Sent from my SCH-I605 using Tapatalk


----------



## strosfann (Jul 19, 2007)

Interesting marketing scheme!


----------



## listos? (Aug 22, 2006)

Something ain't right about this...however a 4 1/2 year old deer that looks like that on our place (high fence) would be protected for another 2 years.


----------



## bigfishtx (Jul 17, 2007)

I can tell you from past experience that drop tines come and go....he could possibly have NONE next year.

I had one a while back on my place that was 11 up and one down as a five year old, I let him walk, and he never had another drop tine again, and he lived another 3-4 years.

If you know that deer is 4 I would probably give him time, he still has a couple of years left to grow.


----------



## KDubBlast (Dec 25, 2006)

Dirt nap


----------



## misbhavn (Nov 19, 2010)

So, at 6:41 am you posted this deer for sale for $9700, then 10 minutes later decided to ask if he was a shooter?
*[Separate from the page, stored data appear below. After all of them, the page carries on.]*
@@ -56,10 +64,10 @@
     constexpr int MSP = (MSTEPS + 1) & ~1;
     constexpr int PR = S::PR;
     constexpr int TPD = 16 * PR;
-    __shared__ double s_red[2][AW * RSTR];
-    __shared__ double s_v[2][E];
-    __shared__ double s_x[2][E];
-    __shared__ double s_r[2][KL ? E : 1];
+    __shared__ __attribute__((aligned(16))) double s_red[2][AW * RSTR];
+    __shared__ __attribute__((aligned(16))) double s_v[2][E];
+    __shared__ __attribute__((aligned(16))) double s_x[2][E];
+    __shared__ __attribute__((aligned(16))) double s_r[2][KL ? E : 1];
     __shared__ double s_stage[2][S::STG];
     __shared__ double s_dict[S::LDS_DICT ? ATILES * TPD : 1];
     __shared__ unsigned s_hb[2];
@@ -86,6 +94,7 @@
 
     const __amdgpu_buffer_rsrc_t r1 = __builtin_amdgcn_make_buffer_rsrc(const_cast<double*>(A1p), 0, NT * (MSP * 512), 0x00020000);
     const __amdgpu_buffer_rsrc_t r2 = __builtin_amdgcn_make_buffer_rsrc(const_cast<double*>(A2p), 0, NT * (MT * 2048), 0x00020000);
+    const __amdgpu_buffer_rsrc_t rx = __builtin_amdgcn_make_buffer_rsrc(a.coop_buf, 0, C > 1 ? 2 * a.groups * (C * 4096) : 0, 0x00020000);
 #ifdef EVC_ALL_NOFRAG
     bool nofrag_go = false;
 #endif
@@ -289,6 +298,88 @@
 #pragma unroll
                     for (int r = 0; r < 4; ++r)
                         if (u * 4 + r < MSTEPS) red[w * RSTR + (u * 4 + r) * 64 + lane] = vn[u][r];
+            } else if (C > 1 && EVC_ALL_X16 && valid && !mine && step > 0) {
+                __builtin_amdgcn_s_setprio(EVC_ALL_EXCH_PRIO);
+                const bool act = th < NE / 2;
+                const int ep = act ? 2 * th : 0;
+                f64x2 sm = {0.0, 0.0};
+                if (w * 64 < NE / 2) {
+                    f64x2 pv[AW];
+#pragma unroll
+                    for (int ww = 0; ww < AW; ++ww) pv[ww] = *reinterpret_cast<const f64x2*>(red + ww * RSTR + ep);
+                    static_assert(AW == 4, "the four partials are named one by one");
+                    asm volatile("" : "+v"(pv[0]), "+v"(pv[1]), "+v"(pv[2]), "+v"(pv[3]));
+#pragma unroll
+                    for (int ww = 0; ww < AW; ++ww) sm += pv[ww];
+                    const long long tag = (seq >> 1) & 1;
+                    const long long m0 = (__double_as_longlong(sm[0]) & ~1LL) | tag;
+                    const long long m1 = (__double_as_longlong(sm[1]) & ~1LL) | tag;
+                    const int xo = __builtin_amdgcn_readfirstlane((int)(((seq & 1) * (unsigned)a.groups + (unsigned)g) * (unsigned)(C * 4096)));
+                    if (act)
+                        __builtin_amdgcn_raw_buffer_store_b128(__builtin_bit_cast(all_u32x4, all_i64x2{m0, m1}), rx, ep * 8,
+                                                               xo + member * 4096, 16);
+                    bool ok = true;
+                    unsigned polls = 0;
+#if EVC_ALL_X16_WATCH
+                    {
+                        const long long* sp = reinterpret_cast<const long long*>(a.coop_buf) +
+                                              ((size_t)(seq & 1) * a.groups + g) * (size_t)(C * 512) +
+                                              (lane < C ? lane : 0) * 512 + (NE - 1);
+                        for (;;) {
+                            const long long b = __hip_atomic_load(sp, __ATOMIC_RELAXED, __HIP_MEMORY_SCOPE_AGENT);
+                            const bool ready = lane >= C || lane == member || (b & 1) == tag;
+                            if (__all(ready)) break;
+                            if (++polls > ALL_POLL_LIMIT ||
+                                ((polls & 63) == 0 &&
+                                 __hip_atomic_load(a.coop_abort, __ATOMIC_RELAXED, __HIP_MEMORY_SCOPE_AGENT) != 0)) {
+                                ok = false;
+                                break;
+                            }
+                            __builtin_amdgcn_s_sleep(2);
+                        }
+                    }
+#endif
+                    all_i64x2 b[C > 0 ? C : 1] = {};
+                    polls = 0;
+                    while (__builtin_expect(ok && act, 1)) {
+                        asm volatile("" ::: "memory");
+#pragma unroll
+                        for (int m = 0; m < C; ++m)
+                            if (m != member)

I'm confused.


----------



## Flapp'n Shad (Sep 29, 2015)

Reel Screamer said:


> Looks like you already made up you mind as you have him priced at 9,700 in the classifieds.
> 
> LW


Lol 500 acre high fenced?... 9700.00?!! why not just box him up and sit him on a shelf....geeeez.....people call that hunting? to each his own i guess.


----------



## Hot Job (Dec 17, 2008)

Cool buck. Just curious, but is that a hole in his left ear?


----------



## rag3 (Oct 22, 2011)

Weird. 


-Bob


----------



## tombomb (Jul 14, 2012)

Was he a breeder buck or a purchased deer from the picture it looks like he had a tag in his ear that fell out at least judging for the round hole in his ear?


----------



## cogswell (Mar 23, 2012)

He doesn't look over 3 1/2 to me, if it was my property he would walk another year. 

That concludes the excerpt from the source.